• [DATASET RECORDS]
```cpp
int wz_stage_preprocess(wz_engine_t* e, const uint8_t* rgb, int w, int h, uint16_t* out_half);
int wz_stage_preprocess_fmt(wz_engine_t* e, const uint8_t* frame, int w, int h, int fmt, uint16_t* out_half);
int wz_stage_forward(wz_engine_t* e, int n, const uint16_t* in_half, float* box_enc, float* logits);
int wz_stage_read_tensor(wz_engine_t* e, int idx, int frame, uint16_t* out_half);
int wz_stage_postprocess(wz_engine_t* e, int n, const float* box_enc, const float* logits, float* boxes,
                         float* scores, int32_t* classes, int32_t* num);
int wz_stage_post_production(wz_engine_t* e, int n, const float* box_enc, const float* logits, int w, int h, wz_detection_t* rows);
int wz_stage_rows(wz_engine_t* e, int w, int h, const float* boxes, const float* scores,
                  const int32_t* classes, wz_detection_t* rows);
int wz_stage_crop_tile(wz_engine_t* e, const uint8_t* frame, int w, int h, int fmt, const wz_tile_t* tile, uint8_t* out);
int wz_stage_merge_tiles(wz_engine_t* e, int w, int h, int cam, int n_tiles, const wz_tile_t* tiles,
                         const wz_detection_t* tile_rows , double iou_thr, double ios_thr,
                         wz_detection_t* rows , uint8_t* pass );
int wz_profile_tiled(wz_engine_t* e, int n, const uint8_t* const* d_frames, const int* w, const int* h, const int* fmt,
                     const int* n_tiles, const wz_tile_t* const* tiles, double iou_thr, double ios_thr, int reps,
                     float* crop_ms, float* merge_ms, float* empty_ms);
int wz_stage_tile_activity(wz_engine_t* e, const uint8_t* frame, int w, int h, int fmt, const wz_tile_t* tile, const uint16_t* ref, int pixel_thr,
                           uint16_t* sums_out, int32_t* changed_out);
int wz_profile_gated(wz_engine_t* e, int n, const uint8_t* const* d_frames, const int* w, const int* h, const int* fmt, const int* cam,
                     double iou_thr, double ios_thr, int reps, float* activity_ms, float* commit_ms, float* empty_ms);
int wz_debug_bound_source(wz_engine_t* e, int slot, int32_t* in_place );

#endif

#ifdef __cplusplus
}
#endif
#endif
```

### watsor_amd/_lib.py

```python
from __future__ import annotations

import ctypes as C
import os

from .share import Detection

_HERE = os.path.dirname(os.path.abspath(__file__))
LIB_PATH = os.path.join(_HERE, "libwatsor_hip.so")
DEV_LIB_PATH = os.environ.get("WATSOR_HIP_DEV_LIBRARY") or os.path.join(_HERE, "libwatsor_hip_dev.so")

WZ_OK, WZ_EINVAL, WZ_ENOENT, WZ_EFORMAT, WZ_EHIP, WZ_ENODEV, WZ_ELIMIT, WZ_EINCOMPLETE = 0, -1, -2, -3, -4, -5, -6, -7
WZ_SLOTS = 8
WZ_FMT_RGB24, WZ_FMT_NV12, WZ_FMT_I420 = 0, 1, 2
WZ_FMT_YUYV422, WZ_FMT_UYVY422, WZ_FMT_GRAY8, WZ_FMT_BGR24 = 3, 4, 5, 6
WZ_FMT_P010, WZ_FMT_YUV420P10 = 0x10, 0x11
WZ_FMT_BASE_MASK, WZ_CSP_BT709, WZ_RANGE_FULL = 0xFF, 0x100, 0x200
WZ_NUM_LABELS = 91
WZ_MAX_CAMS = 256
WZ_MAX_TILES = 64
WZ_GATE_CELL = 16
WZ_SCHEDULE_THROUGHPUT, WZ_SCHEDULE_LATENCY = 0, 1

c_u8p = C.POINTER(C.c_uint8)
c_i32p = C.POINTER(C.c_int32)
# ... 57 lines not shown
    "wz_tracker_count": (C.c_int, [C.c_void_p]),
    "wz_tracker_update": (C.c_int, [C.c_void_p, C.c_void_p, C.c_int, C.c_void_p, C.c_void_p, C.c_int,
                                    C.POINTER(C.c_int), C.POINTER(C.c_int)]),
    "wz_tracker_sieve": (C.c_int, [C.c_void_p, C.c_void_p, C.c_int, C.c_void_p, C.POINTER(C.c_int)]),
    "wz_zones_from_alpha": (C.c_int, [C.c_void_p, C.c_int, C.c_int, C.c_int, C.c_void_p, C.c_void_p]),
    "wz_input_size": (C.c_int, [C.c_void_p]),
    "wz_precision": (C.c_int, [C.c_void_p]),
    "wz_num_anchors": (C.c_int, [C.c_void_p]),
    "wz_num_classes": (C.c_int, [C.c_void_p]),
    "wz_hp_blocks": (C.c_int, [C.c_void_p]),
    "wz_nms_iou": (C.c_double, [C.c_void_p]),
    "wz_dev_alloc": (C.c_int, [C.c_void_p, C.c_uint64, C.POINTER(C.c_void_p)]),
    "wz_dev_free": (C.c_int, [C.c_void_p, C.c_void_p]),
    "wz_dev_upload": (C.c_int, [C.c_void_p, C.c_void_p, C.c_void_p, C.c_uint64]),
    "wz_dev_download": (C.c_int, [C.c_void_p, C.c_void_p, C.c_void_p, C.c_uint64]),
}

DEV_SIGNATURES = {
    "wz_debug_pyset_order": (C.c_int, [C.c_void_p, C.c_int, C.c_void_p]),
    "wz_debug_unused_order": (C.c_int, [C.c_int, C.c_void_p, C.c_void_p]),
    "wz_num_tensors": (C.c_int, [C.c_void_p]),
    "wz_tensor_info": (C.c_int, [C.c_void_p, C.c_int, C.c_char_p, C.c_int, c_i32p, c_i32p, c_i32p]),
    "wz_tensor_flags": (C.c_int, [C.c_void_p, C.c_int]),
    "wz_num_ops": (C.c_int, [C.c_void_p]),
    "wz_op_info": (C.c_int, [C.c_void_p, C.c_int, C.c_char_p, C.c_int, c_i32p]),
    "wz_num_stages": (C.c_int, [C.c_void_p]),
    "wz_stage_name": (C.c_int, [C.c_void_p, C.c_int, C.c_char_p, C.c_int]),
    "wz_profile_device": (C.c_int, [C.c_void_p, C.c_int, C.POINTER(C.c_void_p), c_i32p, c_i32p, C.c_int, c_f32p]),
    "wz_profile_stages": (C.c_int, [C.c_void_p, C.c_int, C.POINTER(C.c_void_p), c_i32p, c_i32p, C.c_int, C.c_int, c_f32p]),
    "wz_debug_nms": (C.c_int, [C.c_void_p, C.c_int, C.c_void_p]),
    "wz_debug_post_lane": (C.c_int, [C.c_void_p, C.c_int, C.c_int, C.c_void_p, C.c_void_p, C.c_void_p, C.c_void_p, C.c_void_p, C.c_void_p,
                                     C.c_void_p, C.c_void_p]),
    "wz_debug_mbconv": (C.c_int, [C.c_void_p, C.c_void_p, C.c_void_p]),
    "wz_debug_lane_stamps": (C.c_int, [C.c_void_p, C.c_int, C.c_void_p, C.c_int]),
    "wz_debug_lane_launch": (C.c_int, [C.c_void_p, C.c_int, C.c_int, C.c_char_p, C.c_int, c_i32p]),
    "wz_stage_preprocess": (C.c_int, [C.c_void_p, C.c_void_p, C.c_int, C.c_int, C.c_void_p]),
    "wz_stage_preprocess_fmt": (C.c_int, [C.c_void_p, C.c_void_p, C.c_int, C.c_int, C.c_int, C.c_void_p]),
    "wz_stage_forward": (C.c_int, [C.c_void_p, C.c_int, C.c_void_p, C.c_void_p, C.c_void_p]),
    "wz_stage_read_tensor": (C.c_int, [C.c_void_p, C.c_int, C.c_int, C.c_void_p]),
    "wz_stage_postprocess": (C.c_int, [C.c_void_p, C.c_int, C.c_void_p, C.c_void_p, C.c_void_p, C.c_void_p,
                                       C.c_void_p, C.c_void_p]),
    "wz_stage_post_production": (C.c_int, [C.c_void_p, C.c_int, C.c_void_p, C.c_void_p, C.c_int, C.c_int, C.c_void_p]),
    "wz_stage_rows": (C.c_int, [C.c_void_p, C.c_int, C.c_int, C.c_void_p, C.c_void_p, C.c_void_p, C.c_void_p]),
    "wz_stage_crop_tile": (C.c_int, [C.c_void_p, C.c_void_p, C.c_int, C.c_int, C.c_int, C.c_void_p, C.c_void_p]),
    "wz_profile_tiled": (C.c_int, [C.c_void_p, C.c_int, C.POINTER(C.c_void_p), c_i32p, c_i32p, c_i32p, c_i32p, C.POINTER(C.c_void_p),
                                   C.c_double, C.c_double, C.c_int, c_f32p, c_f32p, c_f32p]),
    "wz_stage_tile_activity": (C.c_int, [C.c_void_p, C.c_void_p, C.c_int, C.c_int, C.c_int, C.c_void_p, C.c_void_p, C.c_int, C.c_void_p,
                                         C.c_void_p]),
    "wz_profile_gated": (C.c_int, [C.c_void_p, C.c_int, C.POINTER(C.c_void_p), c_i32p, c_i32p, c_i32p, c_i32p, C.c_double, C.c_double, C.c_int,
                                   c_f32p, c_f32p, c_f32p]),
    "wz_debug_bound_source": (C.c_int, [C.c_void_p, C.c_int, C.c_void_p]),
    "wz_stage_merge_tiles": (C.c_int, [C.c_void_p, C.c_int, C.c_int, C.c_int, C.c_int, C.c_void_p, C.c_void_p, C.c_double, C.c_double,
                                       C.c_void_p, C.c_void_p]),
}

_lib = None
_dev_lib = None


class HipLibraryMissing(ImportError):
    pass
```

==

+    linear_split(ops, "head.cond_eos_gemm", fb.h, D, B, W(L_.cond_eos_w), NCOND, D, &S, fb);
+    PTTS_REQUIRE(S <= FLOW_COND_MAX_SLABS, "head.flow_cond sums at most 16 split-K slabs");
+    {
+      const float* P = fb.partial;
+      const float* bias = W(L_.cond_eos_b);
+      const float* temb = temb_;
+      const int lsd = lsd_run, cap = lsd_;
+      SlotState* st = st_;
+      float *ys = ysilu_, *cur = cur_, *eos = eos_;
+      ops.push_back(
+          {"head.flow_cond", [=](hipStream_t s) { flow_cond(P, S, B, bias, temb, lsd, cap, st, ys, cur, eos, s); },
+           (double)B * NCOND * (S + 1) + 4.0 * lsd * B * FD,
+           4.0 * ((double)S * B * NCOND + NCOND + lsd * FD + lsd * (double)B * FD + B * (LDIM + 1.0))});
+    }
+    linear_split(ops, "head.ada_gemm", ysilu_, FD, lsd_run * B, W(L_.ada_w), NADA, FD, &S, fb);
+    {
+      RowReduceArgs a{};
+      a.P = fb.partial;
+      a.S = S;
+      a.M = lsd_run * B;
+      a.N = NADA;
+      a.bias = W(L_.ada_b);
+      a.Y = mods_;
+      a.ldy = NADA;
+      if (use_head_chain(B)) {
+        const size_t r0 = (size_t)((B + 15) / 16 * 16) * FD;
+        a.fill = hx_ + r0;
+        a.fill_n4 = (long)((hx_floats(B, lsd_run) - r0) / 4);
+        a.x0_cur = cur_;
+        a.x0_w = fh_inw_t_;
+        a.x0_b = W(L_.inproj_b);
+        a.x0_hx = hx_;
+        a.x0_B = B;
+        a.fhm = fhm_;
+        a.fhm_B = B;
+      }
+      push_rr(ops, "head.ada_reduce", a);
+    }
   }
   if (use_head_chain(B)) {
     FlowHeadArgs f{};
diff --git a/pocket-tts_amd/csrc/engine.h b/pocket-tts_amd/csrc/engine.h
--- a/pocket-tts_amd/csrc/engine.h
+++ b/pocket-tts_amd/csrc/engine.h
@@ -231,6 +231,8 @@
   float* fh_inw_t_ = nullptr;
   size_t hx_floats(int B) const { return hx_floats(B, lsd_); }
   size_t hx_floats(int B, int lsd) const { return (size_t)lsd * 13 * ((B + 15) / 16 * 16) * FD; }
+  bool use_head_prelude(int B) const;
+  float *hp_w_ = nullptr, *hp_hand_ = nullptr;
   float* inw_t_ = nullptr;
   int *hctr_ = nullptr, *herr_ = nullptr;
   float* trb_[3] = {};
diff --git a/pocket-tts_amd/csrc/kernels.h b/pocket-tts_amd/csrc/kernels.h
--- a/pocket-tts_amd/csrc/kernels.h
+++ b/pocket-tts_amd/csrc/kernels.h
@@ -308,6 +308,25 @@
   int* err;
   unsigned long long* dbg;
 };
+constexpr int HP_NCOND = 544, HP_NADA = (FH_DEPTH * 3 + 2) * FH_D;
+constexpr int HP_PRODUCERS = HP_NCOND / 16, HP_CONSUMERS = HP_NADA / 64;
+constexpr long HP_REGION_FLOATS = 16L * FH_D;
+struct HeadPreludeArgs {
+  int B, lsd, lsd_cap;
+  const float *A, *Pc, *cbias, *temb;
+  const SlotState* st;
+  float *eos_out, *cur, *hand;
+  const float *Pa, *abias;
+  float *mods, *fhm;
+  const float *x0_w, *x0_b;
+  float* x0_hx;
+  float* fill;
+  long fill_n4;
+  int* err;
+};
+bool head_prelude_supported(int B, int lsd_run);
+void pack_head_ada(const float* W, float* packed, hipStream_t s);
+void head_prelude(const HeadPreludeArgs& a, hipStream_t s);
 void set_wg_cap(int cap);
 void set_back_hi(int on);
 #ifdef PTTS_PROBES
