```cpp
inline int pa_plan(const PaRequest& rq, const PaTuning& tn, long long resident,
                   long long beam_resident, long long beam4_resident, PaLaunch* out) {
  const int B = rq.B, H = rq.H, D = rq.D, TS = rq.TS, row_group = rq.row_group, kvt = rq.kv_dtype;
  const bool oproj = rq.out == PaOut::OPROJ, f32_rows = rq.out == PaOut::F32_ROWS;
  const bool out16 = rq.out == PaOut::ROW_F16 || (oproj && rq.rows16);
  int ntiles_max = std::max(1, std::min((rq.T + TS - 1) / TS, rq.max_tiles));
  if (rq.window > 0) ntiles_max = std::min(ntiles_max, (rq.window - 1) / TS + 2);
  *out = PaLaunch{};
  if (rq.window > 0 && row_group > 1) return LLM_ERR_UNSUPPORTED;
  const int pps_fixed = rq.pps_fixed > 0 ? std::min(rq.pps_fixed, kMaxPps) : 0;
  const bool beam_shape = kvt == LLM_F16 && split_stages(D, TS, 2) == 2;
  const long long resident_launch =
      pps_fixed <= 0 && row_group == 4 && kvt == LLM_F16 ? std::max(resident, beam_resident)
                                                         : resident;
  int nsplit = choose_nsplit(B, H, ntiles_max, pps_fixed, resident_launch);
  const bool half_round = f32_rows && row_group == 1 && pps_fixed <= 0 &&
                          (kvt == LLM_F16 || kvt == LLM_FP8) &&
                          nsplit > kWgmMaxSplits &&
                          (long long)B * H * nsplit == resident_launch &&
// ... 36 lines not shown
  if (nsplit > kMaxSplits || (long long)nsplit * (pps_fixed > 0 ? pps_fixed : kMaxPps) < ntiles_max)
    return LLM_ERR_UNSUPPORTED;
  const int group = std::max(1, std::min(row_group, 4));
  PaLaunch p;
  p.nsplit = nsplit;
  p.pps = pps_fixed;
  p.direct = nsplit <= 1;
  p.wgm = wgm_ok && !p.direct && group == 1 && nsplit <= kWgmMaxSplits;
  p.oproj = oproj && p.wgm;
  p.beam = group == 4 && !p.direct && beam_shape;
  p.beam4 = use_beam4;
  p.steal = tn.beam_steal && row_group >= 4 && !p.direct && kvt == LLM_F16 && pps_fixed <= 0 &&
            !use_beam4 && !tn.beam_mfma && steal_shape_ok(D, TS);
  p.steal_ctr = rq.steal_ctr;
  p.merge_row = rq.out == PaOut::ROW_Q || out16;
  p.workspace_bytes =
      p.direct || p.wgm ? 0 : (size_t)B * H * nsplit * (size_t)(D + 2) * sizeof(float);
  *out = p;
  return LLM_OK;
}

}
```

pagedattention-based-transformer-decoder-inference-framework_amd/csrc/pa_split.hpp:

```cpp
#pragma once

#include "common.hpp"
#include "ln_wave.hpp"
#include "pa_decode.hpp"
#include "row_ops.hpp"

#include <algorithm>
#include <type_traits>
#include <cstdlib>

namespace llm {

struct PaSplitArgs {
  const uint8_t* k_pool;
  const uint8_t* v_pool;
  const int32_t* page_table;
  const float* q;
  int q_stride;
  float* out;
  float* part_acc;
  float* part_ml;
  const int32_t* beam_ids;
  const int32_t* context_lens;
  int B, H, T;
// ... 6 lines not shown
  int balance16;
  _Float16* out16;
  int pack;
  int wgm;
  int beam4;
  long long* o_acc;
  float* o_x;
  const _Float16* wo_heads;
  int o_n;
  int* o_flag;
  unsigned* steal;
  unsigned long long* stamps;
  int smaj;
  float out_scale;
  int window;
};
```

• [TASK GOAL]
Only lines of the material that contain the word "PaLaunch" belong in the answer; copy each one.

• [RESULT FOR THIS EXERCISE]
                   long long beam_resident, long long beam4_resident, PaLaunch* out) {
  *out = PaLaunch{};
  PaLaunch p;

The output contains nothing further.